In the current implementation of TMemStat we have implemented 2 algorithms to unwind the stack after a malloc/free hook is called:
backtrace - a function of the GNU C Library,
__builtin_frame_address - a built-in function of gcc.
User can switch between algorithms by providing an option to TMemStat constructor. When user sets “gnubuiltin” as an option, than gcc builtin will be used, if user provides anything else or an empty string, than C Library backtrace will be used.

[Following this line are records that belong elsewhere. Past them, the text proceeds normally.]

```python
def load():
    global _lib
    if _lib is not None:
        return _lib
    if not os.path.exists(LIB_PATH):
        raise StrataHipError(
            f"{LIB_PATH} not found: build it with `python -m stratanet2_vegetation_coverage_maps_amd._build` "
            "(or __graft_entry__.build()); the HIP library is mandatory, there is no fallback path")
    lib = ctypes.CDLL(LIB_PATH)
    for name, argtypes in SIGNATURES.items():
        fn = getattr(lib, name)
        fn.argtypes = argtypes
        fn.restype = c_int
    for name, argtypes in list(SIZE_HELPERS.items()) + list(EXTERN_SIZE_HELPERS.items()):
        fn = getattr(lib, name)
        fn.argtypes = argtypes
        fn.restype = ctypes.c_size_t
    if lib.sn2_version() != SN2_VERSION:
        raise StrataHipError(f"libstrata_hip.so version {lib.sn2_version()} != binding {SN2_VERSION}: rebuild")
    _lib = lib
    return lib


@functools.lru_cache(maxsize=4096)
def host_value(name: str, *args) -> int:
    return getattr(load(), name)(*args)


def check(rc: int, what: str):
    if rc != 0:
        kind = "hipError_t" if rc > 0 else {-1: "SN2_EINVAL", -2: "SN2_ELIMIT"}.get(rc, "error")
        raise StrataHipError(f"{what} failed: {kind} {rc}")
```

stratanet2_vegetation_coverage_maps_amd/csrc/global_level.hip:

```cpp
#include "global_level.h"

namespace {

#ifdef SN2_GL_STAMPS
__device__ unsigned long long g_gl_dbg[16];
extern "C" int sn2_debug_gl_stamps(unsigned long long* out) {
    return (int)hipMemcpyFromSymbol(out, HIP_SYMBOL(g_gl_dbg), sizeof(g_gl_dbg));
}
#define GSTAMP(i)                                                                                   \
    if (blockIdx.x == 0 && threadIdx.x == 0) {                                                      \
        unsigned long long t_;                                                                      \
        asm volatile("s_memtime %0\n\ts_waitcnt lgkmcnt(0)" : "=s"(t_)::"memory");                   \
        g_gl_dbg[i] = t_;                                                                           \
    }
#else
#define GSTAMP(i)
#endif
constexpr int GL_QS = OuterAcc<16, 36>::QS;
constexpr int GL_W3 = 64 * 35 + 64, GL_WF = 64 * 96 + 64;
constexpr int GL_FIXED_FLOATS = GL_GROUPS * 64 * GL_QS + GL_GROUPS * 128 + 128 + 64 + 2 * 1024 + 2 * 8 * 128 + GL_W3 + GL_WF;
static_assert((GL_FIXED_FLOATS + GL_MAX_PLOTS * GL_GROUPS * 128) * 4 <= 160 * 1024, "LDS");

template <int KB>
__device__ __forceinline__ void gl_block_tiles(const float* s_q, int QS, int lane, int g, long row0, long R_lim,
                                               const float (&Wb)[KB], float init, float* __restrict__ h, int h_stride,
                                               float& ssum, float& ssq, f32x4 (&V)[4]) {
    const int qq = lane >> 4, cc = lane & 15, o = 16 * g + cc;
#pragma unroll
    for (int t = 0; t < 4; ++t) V[t] = f32x4{init, init, init, init};
#pragma unroll
    for (int kb = 0; kb < KB; ++kb) {
#pragma unroll
        for (int t = 0; t < 4; ++t)
            V[t] = __builtin_amdgcn_mfma_f32_16x16x4f32(s_q[(16 * t + cc) * QS + 4 * kb + qq], Wb[kb], V[t], 0, 0, 0);
    }
#pragma unroll
    for (int t = 0; t < 4; ++t)
#pragma unroll
        for (int j = 0; j < 4; ++j) {
            const long row = row0 + 16 * t + 4 * qq + j;
            const float v = row < R_lim ? fmaxf(V[t][j], 0.f) : 0.f;
            V[t][j] = v;
            ssum += v;
            ssq = fmaf(v, v, ssq);
            if (row < R_lim) h[(size_t)row * h_stride + o] = v;
        }
}

struct GlLayer {
    const float *W, *bias, *gamma, *beta;
    float *running_mean, *running_var, *a, *c, *mean, *invstd;
    long long* nbt;
    float* h;
};
struct GlArgs {
    int B, M2;
    const float* x2;
    const float* pos2;
    const int* knn_idx;
    const float* knn_w;
    float* x3;
    int* arg3;
    GlLayer sa3, fp3;
    gl_u64* xchg;
    unsigned* ctl;
    unsigned spin_limit;
};

template <bool REPAIR>
__device__ __forceinline__ void gl_level_body(const GlArgs& A, float* gl_smem) {
    const int tid = threadIdx.x, lane = tid & 63;
    const int grp = __builtin_amdgcn_readfirstlane(tid >> 8), g = __builtin_amdgcn_readfirstlane((tid >> 6) & 3);
    float* s_q = gl_smem + grp * 64 * GL_QS;

    float* s_red = gl_smem + GL_GROUPS * 64 * GL_QS;
    float* s_ac = s_red + GL_GROUPS * 128;
    float* s_x3 = s_ac + 128;
    float* s_mv = s_x3 + 64;
    int* s_mi = reinterpret_cast<int*>(s_mv + 1024);
    double* s_d = reinterpret_cast<double*>(s_mi + 1024);
    float* s_w3 = reinterpret_cast<float*>(s_d + 8 * 128);
    float* s_wf = s_w3 + GL_W3;
    float* s_x = s_wf + GL_WF;
    __shared__ unsigned s_epoch;
    __shared__ int s_fail;
    const int B = A.B, M2 = A.M2;
    const int b_lo = REPAIR ? 0 : (int)blockIdx.x, b_hi = REPAIR ? B : b_lo + 1;
    const bool lead = REPAIR || blockIdx.x == 0;
    float w3r[3], b3r, bfr;
    f32x4 wfr[2];
#pragma unroll
    for (int j = 0; j < 3; ++j) w3r[j] = A.sa3.W[min(tid + 1024 * j, 64 * 35 - 1)];
#pragma unroll
    for (int j = 0; j < 2; ++j) wfr[j] = reinterpret_cast<const f32x4*>(A.fp3.W)[min(tid + 1024 * j, 64 * 96 / 4 - 1)];
    b3r = A.sa3.bias[tid & 63], bfr = A.fp3.bias[tid & 63];
    unsigned epoch_now = 0;
    if (tid == 0) epoch_now = __hip_atomic_load(&A.ctl[0], __ATOMIC_RELAXED, __HIP_MEMORY_SCOPE_AGENT);
#pragma unroll
    for (int j = 0; j < 3; ++j)
        if (tid + 1024 * j < 64 * 35) s_w3[tid + 1024 * j] = w3r[j];
#pragma unroll
    for (int j = 0; j < 2; ++j)
        if (tid + 1024 * j < 64 * 96 / 4) reinterpret_cast<f32x4*>(s_wf)[tid + 1024 * j] = wfr[j];
    if (tid < 64) s_w3[64 * 35 + tid] = b3r, s_wf[64 * 96 + tid] = bfr;
    if (tid == 0) {
        s_epoch = epoch_now + 1u;
        s_fail = 0;
    }
    const int nblk = (M2 + 63) >> 6, trips = (nblk + GL_GROUPS - 1) / GL_GROUPS;
    const int qq = lane >> 4, cc = lane & 15, o = 16 * g + cc;
    const int n_gran = B * GL_GROUPS * 128;
    const double n_rows = (double)B * (double)M2;
    __syncthreads();
    const unsigned epoch = s_epoch;
    unsigned applied = 0;
    if constexpr (REPAIR) applied = __hip_atomic_load(&A.ctl[3], __ATOMIC_RELAXED, __HIP_MEMORY_SCOPE_AGENT);
    f32x4 V3[4];
#pragma unroll
    for (int t = 0; t < 4; ++t) V3[t] = f32x4{0.f, 0.f, 0.f, 0.f};
    GSTAMP(0)
    for (int b = b_lo; b < b_hi; ++b) {
        constexpr int CA = 32, CB = 3, CI = CA + CB, CK = CI + 1, KB = (CK + 3) / 4, QS = OuterAcc<16, CK>::QS;
        const long row_lo = (long)b * M2, R_lim = row_lo + M2;
        float Wb[KB];
        float ssum = 0.f, ssq = 0.f;
        for (int it = 0; it < trips; ++it) {
            const int blk = it * GL_GROUPS + grp;
            const long r0 = row_lo + (long)blk * 64;
            if (blk < nblk) {
                stage_inputs<CA, CB, false>(s_q, QS, g, lane, r0, (int)R_lim, M2, M2, A.x2, 32, nullptr, nullptr, nullptr, nullptr,
                                            A.pos2, 4);
                if (g == 2) {
#pragma unroll
                    for (int k = CK; k < 4 * KB; ++k) s_q[lane * QS + k] = 0.f;
                }
            }
            __syncthreads();
            if (it == 0) {
#pragma unroll
                for (int kb = 0; kb < KB; ++kb) {
                    const int k = 4 * kb + qq;
                    Wb[kb] = k < CI ? s_w3[o * CI + k] : (k == CI ? s_w3[64 * CI + o] : 0.f);
                }
            }
            if (blk < nblk) gl_block_tiles<KB>(s_q, QS, lane, g, r0, R_lim, Wb, 0.f, A.sa3.h, 64, ssum, ssq, V3);
            __syncthreads();
        }
        ssum += __shfl_xor(ssum, 16);
        ssq += __shfl_xor(ssq, 16);
        ssum += __shfl_xor(ssum, 32);
        ssq += __shfl_xor(ssq, 32);
        if (qq == 0) {
            s_red[grp * 128 + o] = ssum;
            s_red[grp * 128 + 64 + o] = ssq;
        }
        __syncthreads();
        if (b == b_lo) { GSTAMP(1) }
        if (tid < GL_GROUPS * 128)
            __hip_atomic_store(A.xchg + (size_t)b * GL_GROUPS * 128 + tid,
                               ((gl_u64)(epoch * 2u + 0u) << 32) | (gl_u64)__float_as_uint(s_red[tid]), __ATOMIC_RELAXED,
                               __HIP_MEMORY_SCOPE_AGENT);
        if constexpr (REPAIR) __syncthreads();
    }
    {
        const unsigned tag = epoch * 2u + 0u;
        if (!gl_collect(A.xchg, n_gran, tag, s_x, A.spin_limit)) s_fail = 1;
        __syncthreads();
        GSTAMP(2)
        if (s_fail) {
            if constexpr (!REPAIR) {
                if (tid < GL_GROUPS * 128)
                    __hip_atomic_store(A.xchg + n_gran + (size_t)b_lo * GL_GROUPS * 128 + tid, (gl_u64)((epoch * 2u + 1u) ^ GL_POISON) << 32,
                                       __ATOMIC_RELAXED, __HIP_MEMORY_SCOPE_AGENT);
                if (tid == 0) {
                    atomicAdd(&A.ctl[1], 1u);
                    if (lead) {
                        __hip_atomic_store(&A.ctl[3], 0u, __ATOMIC_RELAXED, __HIP_MEMORY_SCOPE_AGENT);
                        __hip_atomic_store(&A.ctl[0], epoch, __ATOMIC_RELAXED, __HIP_MEMORY_SCOPE_AGENT);
                    }
                }
                return;
            }
        }
        {
            const int col = tid & 127, part = tid >> 7;
            double acc = 0.0;
            for (int w = part; w < B * GL_GROUPS; w += 8) acc += (double)s_x[w * 128 + col];
            s_d[part * 128 + col] = acc;
        }
        __syncthreads();
        if (tid < 64) {
            double s1 = 0.0, s2 = 0.0;
#pragma unroll
            for (int part = 0; part < 8; ++part) s1 += s_d[part * 128 + tid], s2 += s_d[part * 128 + 64 + tid];
            float aa, cc2, mean, invstd;
            const bool upd = lead && !(applied & 1u);
            sn2_bn_from_sums(s1, s2, n_rows, A.sa3.gamma[tid], A.sa3.beta[tid], upd ? &A.sa3.running_mean[tid] : nullptr,
                             upd ? &A.sa3.running_var[tid] : nullptr, aa, cc2, mean, invstd);
            s_ac[tid] = aa;
            s_ac[64 + tid] = cc2;
            if (lead) {
                A.sa3.a[tid] = aa, A.sa3.c[tid] = cc2, A.sa3.mean[tid] = mean, A.sa3.invstd[tid] = invstd;
                if (tid == 0 && upd && A.sa3.nbt) *A.sa3.nbt += 1;
            }
        }
        __syncthreads();
    }
    GSTAMP(3)
    for (int b = b_lo; b < b_hi; ++b) {
    const long row_lo = (long)b * M2, R_lim = row_lo + M2;
    if (!REPAIR && trips == 1) {
        const float aa = s_ac[o], cc2 = s_ac[64 + o];
        float best = -INFINITY;
        int bi = 0x7FFFFFFF;
#pragma unroll
        for (int t = 0; t < 4; ++t)
#pragma unroll
            for (int j = 0; j < 4; ++j) {
                const int r = grp * 64 + 16 * t + 4 * qq + j;
                const float y = fmaf(aa, V3[t][j], cc2);
                if (r < M2 && y > best) best = y, bi = r;
            }
#pragma unroll
        for (int m = 16; m <= 32; m <<= 1) {
            const float v = __shfl_xor(best, m);
            const int i = __shfl_xor(bi, m);
            if (v > best || (v == best && i < bi)) best = v, bi = i;
        }
        if (qq == 0) s_mv[grp * 64 + o] = best, s_mi[grp * 64 + o] = bi;
        __syncthreads();
        if (tid < 64) {
            best = s_mv[tid], bi = s_mi[tid];
            for (int k2 = 1; k2 < GL_GROUPS; ++k2) {
                const float v = s_mv[k2 * 64 + tid];
                const int i = s_mi[k2 * 64 + tid];
                if (v > best || (v == best && i < bi)) best = v, bi = i;
            }
            A.x3[(size_t)b * 64 + tid] = best;
            A.arg3[(size_t)b * 64 + tid] = bi;
            s_x3[tid] = best;
        }
        __syncthreads();
    } else {
        const int ch = tid & 63, rg = tid >> 6;
        const float aa = s_ac[ch], cc2 = s_ac[64 + ch];
        float best = -INFINITY;
        int bi = 0x7FFFFFFF;
        const float* hb = A.sa3.h + (size_t)row_lo * 64 + ch;
        int r = rg;
        for (; r + 7 * 16 < M2; r += 8 * 16) {
            float v[8];
#pragma unroll
            for (int u = 0; u < 8; ++u) v[u] = hb[(size_t)(r + u * 16) * 64];
#pragma unroll
            for (int u = 0; u < 8; ++u) {
                const float y = fmaf(aa, v[u], cc2);
                if (y > best) best = y, bi = r + u * 16;
            }
        }
        for (; r < M2; r += 16) {
            const float y = fmaf(aa, hb[(size_t)r * 64], cc2);
            if (y > best) best = y, bi = r;
        }
        s_mv[tid] = best;
        s_mi[tid] = bi;
        __syncthreads();
        if (tid < 64) {
            for (int k2 = 1; k2 < 16; ++k2) {
                const float v = s_mv[k2 * 64 + ch];
                const int i = s_mi[k2 * 64 + ch];
                if (v > best || (v == best && i < bi)) best = v, bi = i;
            }
            A.x3[(size_t)b * 64 + ch] = best;
            A.arg3[(size_t)b * 64 + ch] = bi;
            s_x3[ch] = best;
        }
        __syncthreads();
    }
    if (b == b_lo) { GSTAMP(4) }
    {
        constexpr int CA = 64, CB = 32, CI = CA + CB, KB = CB / 4, QS = OuterAcc<16, 36>::QS;
        float* s_pv = s_mv;
        {
            const int oo = tid >> 4, part = tid & 15;
            const float4 w4 = *reinterpret_cast<const float4*>(s_wf + oo * CI + 4 * part);
            const float4 u4 = *reinterpret_cast<const float4*>(s_x3 + 4 * part);
            float acc = ((w4.x * u4.x + w4.y * u4.y) + w4.z * u4.z) + w4.w * u4.w;
#pragma unroll
            for (int m = 8; m > 0; m >>= 1) acc += __shfl_xor(acc, m);
            if (part == 0) s_pv[oo] = acc + s_wf[64 * CI + oo];
        }
        float Wb[KB];
#pragma unroll
        for (int kb = 0; kb < KB; ++kb) Wb[kb] = s_wf[o * CI + CA + 4 * kb + qq];
        float ssum = 0.f, ssq = 0.f;
        f32x4 Vf[4];
        for (int it = 0; it < trips; ++it) {
            const int blk = it * GL_GROUPS + grp;
            const long r0 = row_lo + (long)blk * 64;
            if (blk < nblk && (REPAIR || trips > 1)) {
                const int t256 = tid & 255;
#pragma unroll
                for (int pass = 0; pass < 2; ++pass) {
                    const int row = pass * 32 + (t256 >> 3), q8 = t256 & 7;
                    const long r = r0 + row;
                    const size_t rr = r < R_lim ? (size_t)r : (size_t)(R_lim - 1);
                    *reinterpret_cast<float4*>(&s_q[row * QS + 4 * q8]) = reinterpret_cast<const float4*>(A.x2 + rr * 32)[q8];
                }
            }
            __syncthreads();
            if (blk < nblk) gl_block_tiles<KB>(s_q, QS, lane, g, r0, R_lim, Wb, s_pv[o], A.fp3.h, 64, ssum, ssq, Vf);
            __syncthreads();
        }
        ssum += __shfl_xor(ssum, 16);
        ssq += __shfl_xor(ssq, 16);
        ssum += __shfl_xor(ssum, 32);
        ssq += __shfl_xor(ssq, 32);
        if (qq == 0) {
            s_red[grp * 128 + o] = ssum;
            s_red[grp * 128 + 64 + o] = ssq;
        }
    }
    __syncthreads();
    if (b == b_lo) { GSTAMP(5) }
    if (tid < GL_GROUPS * 128)
        __hip_atomic_store(A.xchg + n_gran + (size_t)b * GL_GROUPS * 128 + tid,
                           ((gl_u64)(epoch * 2u + 1u) << 32) | (gl_u64)__float_as_uint(s_red[tid]), __ATOMIC_RELAXED,
                           __HIP_MEMORY_SCOPE_AGENT);
    if constexpr (REPAIR) __syncthreads();
    }
    {
        gl_u64* gx = A.xchg + n_gran;
        const unsigned tag = epoch * 2u + 1u;
        if (!lead) return;
        if (!gl_collect(gx, n_gran, tag, s_x, A.spin_limit)) s_fail = 1;
        __syncthreads();
        GSTAMP(6)
        if (s_fail) {
            if (tid == 0) {
                atomicAdd(&A.ctl[1], 1u);
                __hip_atomic_store(&A.ctl[3], 1u, __ATOMIC_RELAXED, __HIP_MEMORY_SCOPE_AGENT);
                __hip_atomic_store(&A.ctl[0], epoch, __ATOMIC_RELAXED, __HIP_MEMORY_SCOPE_AGENT);
            }
            return;
        }
        {
            const int col = tid & 127, part = tid >> 7;
            double acc = 0.0;
            for (int w = part; w < B * GL_GROUPS; w += 8) acc += (double)s_x[w * 128 + col];
            s_d[part * 128 + col] = acc;
        }
        __syncthreads();
        if (tid < 64) {
            double s1 = 0.0, s2 = 0.0;
#pragma unroll
            for (int part = 0; part < 8; ++part) s1 += s_d[part * 128 + tid], s2 += s_d[part * 128 + 64 + tid];
            float aa, cc2, mean, invstd;
            const bool upd = !(applied & 2u);
            sn2_bn_from_sums(s1, s2, n_rows, A.fp3.gamma[tid], A.fp3.beta[tid], upd ? &A.fp3.running_mean[tid] : nullptr,
                             upd ? &A.fp3.running_var[tid] : nullptr, aa, cc2, mean, invstd);
            A.fp3.a[tid] = aa, A.fp3.c[tid] = cc2, A.fp3.mean[tid] = mean, A.fp3.invstd[tid] = invstd;
            if (tid == 0 && upd && A.fp3.nbt) *A.fp3.nbt += 1;
        }
        __syncthreads();
        GSTAMP(7)
        if (tid == 0) {
            if constexpr (REPAIR) {
                __hip_atomic_store(&A.ctl[2], __hip_atomic_load(&A.ctl[1], __ATOMIC_RELAXED, __HIP_MEMORY_SCOPE_AGENT), __ATOMIC_RELAXED,
                                   __HIP_MEMORY_SCOPE_AGENT);
                __hip_atomic_store(&A.ctl[0], epoch + 2u, __ATOMIC_RELAXED, __HIP_MEMORY_SCOPE_AGENT);
            } else {
                __hip_atomic_store(&A.ctl[3], 3u, __ATOMIC_RELAXED, __HIP_MEMORY_SCOPE_AGENT);
                __hip_atomic_store(&A.ctl[0], epoch, __ATOMIC_RELAXED, __HIP_MEMORY_SCOPE_AGENT);
            }
        }
    }
}
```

Each algorithm has its own advantages and disadvantages. Up to now we know, that C Library backtrace is very slow, but woks in most of the cases. Gcc builtin doesn't always work when application is compiled in optimized mode and frame pointers are omitted. Actually both algorithms could have problems if frame pointers are omitted (compiler optimization option).
The following systems were used for tests.
Linux 64bit:
Linux 2.6.18-164.11.1.el5 #1 SMP Wed Jan 20 12:36:24 CET 2010 x86_64 x86_64 x86_64 GNU/Linux
gcc version 4.1.2 20080704 (Red Hat 4.1.2-46)
Linux 32bit:
MacOSX 10.5:
MacOSX 10.6:
Darwin 10.2.0 Darwin Kernel Version 10.2.0: Tue Nov 3 10:37:10 PST 2009; root:xnu-1486.2.11~1/RELEASE_I386 i386
gcc version 4.2.1 (Apple Inc. build 5646) (dot 1)
Table 1. General comparison
algorithm / OS | Linix 64b (opt.[a]) | Linux 64b (debug[b]) | Linux 32b (opt.[a]) | Linux 32b (debug [b]) | MacOSX 10.5 (opt[a]) | MacOSX 10.5 (debug[b]) | MacOSX 10.6 (opt.[a]) | MacOSX 10.6 (debug[b]) |
---|---|---|---|---|---|---|---|---|
backtrace | Ok. | Ok. | - | - | - | - | Ok. [c] | Ok. |
builtin | X | Ok. | - | - | - | - | Ok. [c] | Ok. |
[a] opt. means that TMemStat compiled with the default ROOT optimization flags and the same valid for a test script. [b] debug means that TMemStat library is compiled with “make ROOTBUILD=debug” and a test script compiled by ACLIC with C++g option. [c] Works, but if the malloc/free is called in a loop, than we get two unique backtraces for each loop. Probably there is a partial optimization, and compiler unrolls the first iteration outside of the loop. This is why we actually get two calls for malloc/free, one before the loop and another is in the loop. I checked, that it doesn’t matter how many iteration we do, 10 or 100000. We always get two different back traces. Sometimes we even can get full loop unroll, which means we get as many return address as iterations in the loop. Both algorithms beehives the same in this case. What else we could expect, if the code was really optimized and compiler unrolled the loop... |
Starting from gcc 4.1, some optimization levels (e.g., -O, -Os, -O2) imply by the default the -fomit-frame-pointer flag. This flagprevents our “gcc builtin” algorithm to work properly. It you want memstat to use this algorithm and your application is comoled with optimization flags, we recommend to also use build your application with -fno-omit-frame-pointer option.